When you look at the type of the baseball arrays, you see that the type() function comes back with numpy.ndarrays. The numpy portion tells you it was a type defined by the NumPy package. ndarray stands for N-dimensional array. The weight and height arrays are one dimensional arrays, but it is possible to create 2, 3 or even 7 dimensional arrays with NumPy.

In [21]:
import numpy as np
np_height = np.array([1.73, 1.68, 1.71, 1.89, 1.79])

np_weight = np.array([65.4, 59.2, 63.6, 88.4, 68.7])

type(np_height)

numpy.ndarray

In [22]:
type(np_weight)

numpy.ndarray

You can create a NumPy 2D array from a regular Python list of lists. You can take the height and weight of everyone in your family, as a list of lists and convert it to a 2D NumPy array. Each sublist in the list corresponds to a row in the 2D NumPy array.

In [23]:
np_2d = np.array([[1.73, 1.68, 1.71, 1.89, 1.79], [65.4, 59.2, 63.6, 88.4, 68.7]])

np_2d

array([[ 1.73,  1.68,  1.71,  1.89,  1.79],
       [65.4 , 59.2 , 63.6 , 88.4 , 68.7 ]])

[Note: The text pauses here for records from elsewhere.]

@@ -61,6 +68,15 @@
     const int grp = lane / G, lig = lane % G;
     uint2* __restrict__ my_hq = hq_all + ((size_t)wave * W + grp) * (H + UNR);
 
+    auto derive_item = [&](uint64_t q) {
+        const uint32_t cnt = min(a.p_cnt[q], a.beam_in);
+        const uint32_t parent = cnt ? a.p_idx[q * a.p_stride] : 0u;
+        const float ps = a.p_val[q * a.p_stride];
+        const uint64_t xb = a.x_row_ptr[q];
+        const uint32_t xl = (uint32_t)(a.x_row_ptr[q + 1] - xb);
+        const uint32_t t0 = a.L.ptile[parent], t1 = a.L.ptile[parent + 1];
+        return make_item((uint32_t)q, (cnt && t1 > t0) ? t0 : kNoTile, (uint32_t)q * a.cand_stride, ps, xb, xl);
+    };
     ItemDesc it = make_item(0u, kNoTile, 0u, 0.f, 0, 0u);
     if (a.n_items) {
         const uint32_t n = *a.n_items, nb = (n + W - 1) / W;
@@ -69,9 +85,9 @@
         { const uint64_t slot = (uint64_t)xcd_remap_t(vblock, nb) * W + grp; if (slot < n) it = a.items[slot]; }
     } else {
         const uint64_t slot = (uint64_t)vblock * W + grp;
-        if (slot < a.n_slots) it = a.items[slot];
-    }
-    const bool active = it.tile != kNoTile;
+        if (slot < a.n_slots) it = (SEL && !a.items) ? derive_item(slot) : a.items[slot];
+    }
+    bool active = it.tile != kNoTile;
     TileDesc td{};
     uint64_t xe = 0, cur = 0, wbase = 0;
     if (active) {
@@ -198,6 +214,76 @@
     }
     drain_any();
 
+    if constexpr (SEL) {
+        static_assert(G == 32, "the selecting epilogue ranks one item per half-wavefront");
+        int lane_e = lane;
+        asm volatile("" : "+v"(lane_e));
+        const int grp = lane_e >> 5, lig = lane_e & 31;
+        const uint64_t slot = (uint64_t)vblock * W + grp;
+        const bool qv = slot < a.n_slots;
+        const uint64_t q = qv ? slot : 0;
+        if constexpr (NR == 4) {
+            it = a.items ? a.items[q] : derive_item(q);
+            active = qv && it.tile != kNoTile;
+            td = a.L.tiles[active ? it.tile : 0u];
+        }
+        const uint32_t pc = a.p_cnt[q], xok = a.xok[q];
+        const float ps_next = a.p_val[q * a.p_stride + 1u];
+        const float* __restrict__ bp = a.L.bias_prod + td.col_begin;
+        const bool add_bias = a.L.has_bias != 0 && !a.bias_first;
+        uint32_t key[NR], sb[NR];
+#pragma unroll
+        for (int k = 0; k < NR; ++k) {
+            const uint32_t c = (uint32_t)(NR * lig + k);
+            key[k] = 0u; sb[k] = 0u;
+            if (active && c < td.ncols) {
+                float s = acc[k];
+                if (add_bias) s = __fadd_rn(s, bp[c]);
+                float v = pp_transform<PPC>(a.pp_kind, a.pp_p, s);
+                if (!a.first_layer) v = pp_combine(a.pp_kind, v, it.pscore);
+                sb[k] = __float_as_uint(v); key[k] = score_key(v);
+            }
+        }
+        const bool limited = min(pc, a.beam_in) > 1u;
+        const uint32_t thr = score_key(a.mult ? fmaxf(ps_next, 0.0f) : ps_next);
+        uint32_t c_lo = 0, c_hi = 0;
+#pragma unroll
+        for (int k = 0; k < NR; ++k) {
+            const unsigned long long b = __ballot(key[k] >= thr);
+            c_lo += (uint32_t)__popc((uint32_t)b); c_hi += (uint32_t)__popc((uint32_t)(b >> 32));
+        }
+        const bool d = !limited || (xok != 0u && ps_next == ps_next && (grp ? c_hi : c_lo) >= a.k);
+        if (!a.items && __any(qv && !d)) {
+            const uint32_t cnt = min(pc, a.beam_in);
+            const bool mine = qv && !d && (uint32_t)lig < cnt;
+            uint32_t wd = 0;
+            if (mine) { const uint32_t pj = a.p_idx[q * a.p_stride + (uint32_t)lig]; wd = a.L.chunk_col[pj + 1] - a.L.chunk_col[pj]; }
+            uint32_t incl = wd;
+#pragma unroll
+            for (int s = 1; s < 32; s <<= 1) { const uint32_t y = (uint32_t)__shfl_up((int)incl, s, 32); if (lig >= s) incl += y; }
+            const uint32_t total = (uint32_t)__shfl((int)incl, 31, 32);
+            if (mine) a.cand_off[q * a.beam_in + (uint32_t)lig] = incl - wd;
+            if (qv && !d && lig == 0) a.ncand[q] = total;
+        }
+        if (active && !d) {
+            float* __restrict__ out = a.cand + it.out_off;
+#pragma unroll
+            for (int k = 0; k < NR; ++k) { const uint32_t c = (uint32_t)(NR * lig + k); if (c < td.ncols) out[c] = __uint_as_float(sb[k]); }
+        }
+        uint32_t osb, ops, kk_lo, kk_hi;
+        halfwave_topk_extract<NR>(key, sb, a.k, lane_e, osb, ops, kk_lo, kk_hi);
+        const uint32_t kk = grp ? kk_hi : kk_lo;
+        if (qv) {
+            if ((uint32_t)lig < kk) {
+                uint32_t child = td.col_begin + ops;
+                if (a.perm_inv) child = a.perm_inv[child];
+                a.out_idx[q * a.out_stride + (uint32_t)lig] = child;
+                a.out_val[q * a.out_stride + (uint32_t)lig] = __uint_as_float(osb);
+            }
+            if (lig == 0) { a.out_cnt[q] = kk; a.done[q] = d ? 1u : 0u; }
+        }
+        return;
+    }
     if (!active) return;
     float* __restrict__ out = a.cand + it.out_off;
     const float* __restrict__ bp = a.L.bias_prod + td.col_begin;
@@ -251,11 +337,19 @@
 
 bool k1t_serves(const LayerDev& L, const QueriesDev& X) { return L.wt != nullptr && !X.dense && (L.bitmap || L.bitmap64) && !L.bucket; }
 
-void launch_k1t(const LayerDev& L, const LayerPlan& P, const QueriesDev& X, const void* items, const uint32_t* n_items, float* cand, hipStream_t s) {
+bool k1t_selects(const LayerDev& L, const LayerPlan& P, const QueriesDev& X) {
+    int g, nr;
+    k1t_shape(L.max_tile_cols, g, nr);
+    return k1t_serves(L, X) && P.tune.tile_rows >= 1 && P.tune.ablate == 0 && L.max_tiles_per_parent == 1 && g == 32 && nr <= 4 &&
+           P.k >= 1 && P.k <= kTopkExtractMaxK && P.beam_in >= 2 && !P.implicit_root && !P.first_layer && k2_wave_path(P);
+}
+
+void launch_k1t(const LayerDev& L, const LayerPlan& P, const QueriesDev& X, const void* items, const uint32_t* n_items, float* cand, hipStream_t s,
+                const K1TSelect* sel) {
     if (P.nrows == 0) return;
-    K1TArgs a;
+    K1TArgs a{};
     a.L = L; a.X = X; a.items = static_cast<const ItemDesc*>(items); a.n_items = n_items; a.cand = cand;
-    a.n_slots = (uint64_t)P.nrows * P.beam_in * L.max_tiles_per_parent;
+    a.n_slots = sel ? (uint64_t)P.nrows : (uint64_t)P.nrows * P.beam_in * L.max_tiles_per_parent;
     a.pp_kind = P.pp.kind; a.pp_p = P.pp.p; a.first_layer = P.first_layer; a.bias_first = P.bias_first;
     a.fb_out = (n_items && P.fb_host && P.layer >= 0 && P.layer < 16) ? P.fb_host + 32 + P.layer : nullptr;
     int g, nr;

Using the .shape attribute on np_2d, it shows that we have 2 rows and 5 columns. The .shape is an attribute that gives you more information about the object - note that it is called similar to calling a function on an object, but attributes and methods are NOT the same and methods have round brackets () after them. Like one dimensional arrays, multi-dimensional arrays can only contain a single type.

In [24]:
np_2d.shape

(2, 5)

#### Subsetting 2D Arrays
         0      1     2    3     4
array(([1.73, 1.68, 1.71, 1.89, 1.79].  0
       [65.4, 59.2, 63.6, 88.4, 68.7]]) 1
       
With 2D arrays, you have more advanced ways of subsetting. Suppose you want the first row and then the third element in that row. To select the first row, you need the index 0 in square brackets.

In [25]:
np_2d[0]

array([1.73, 1.68, 1.71, 1.89, 1.79])

To then select the third element, you can extend the call with another pair of brackets, this time the index 2. Basically you are selecting the row and then from that row, do another selection.

In [26]:
np_2d[0][2]

1.71

There's also an alternative way to subset using single square brackets and a comma.This call returns the exact same value as before. The value before the comma specifies the row, the value after the comma specifies the comma. 

In [27]:
np_2d[0,2]

1.71

This type of subsetting gives you a lot of options for selecting specific data. Suppose you want the height and weight of just the second and third values. You want both rows (height and weight), so you put in a colon (:) before the comma and since you only want the 2nd and 3rd column, you put in the indices 1 to 3 using the colon to separate those indices after the comma.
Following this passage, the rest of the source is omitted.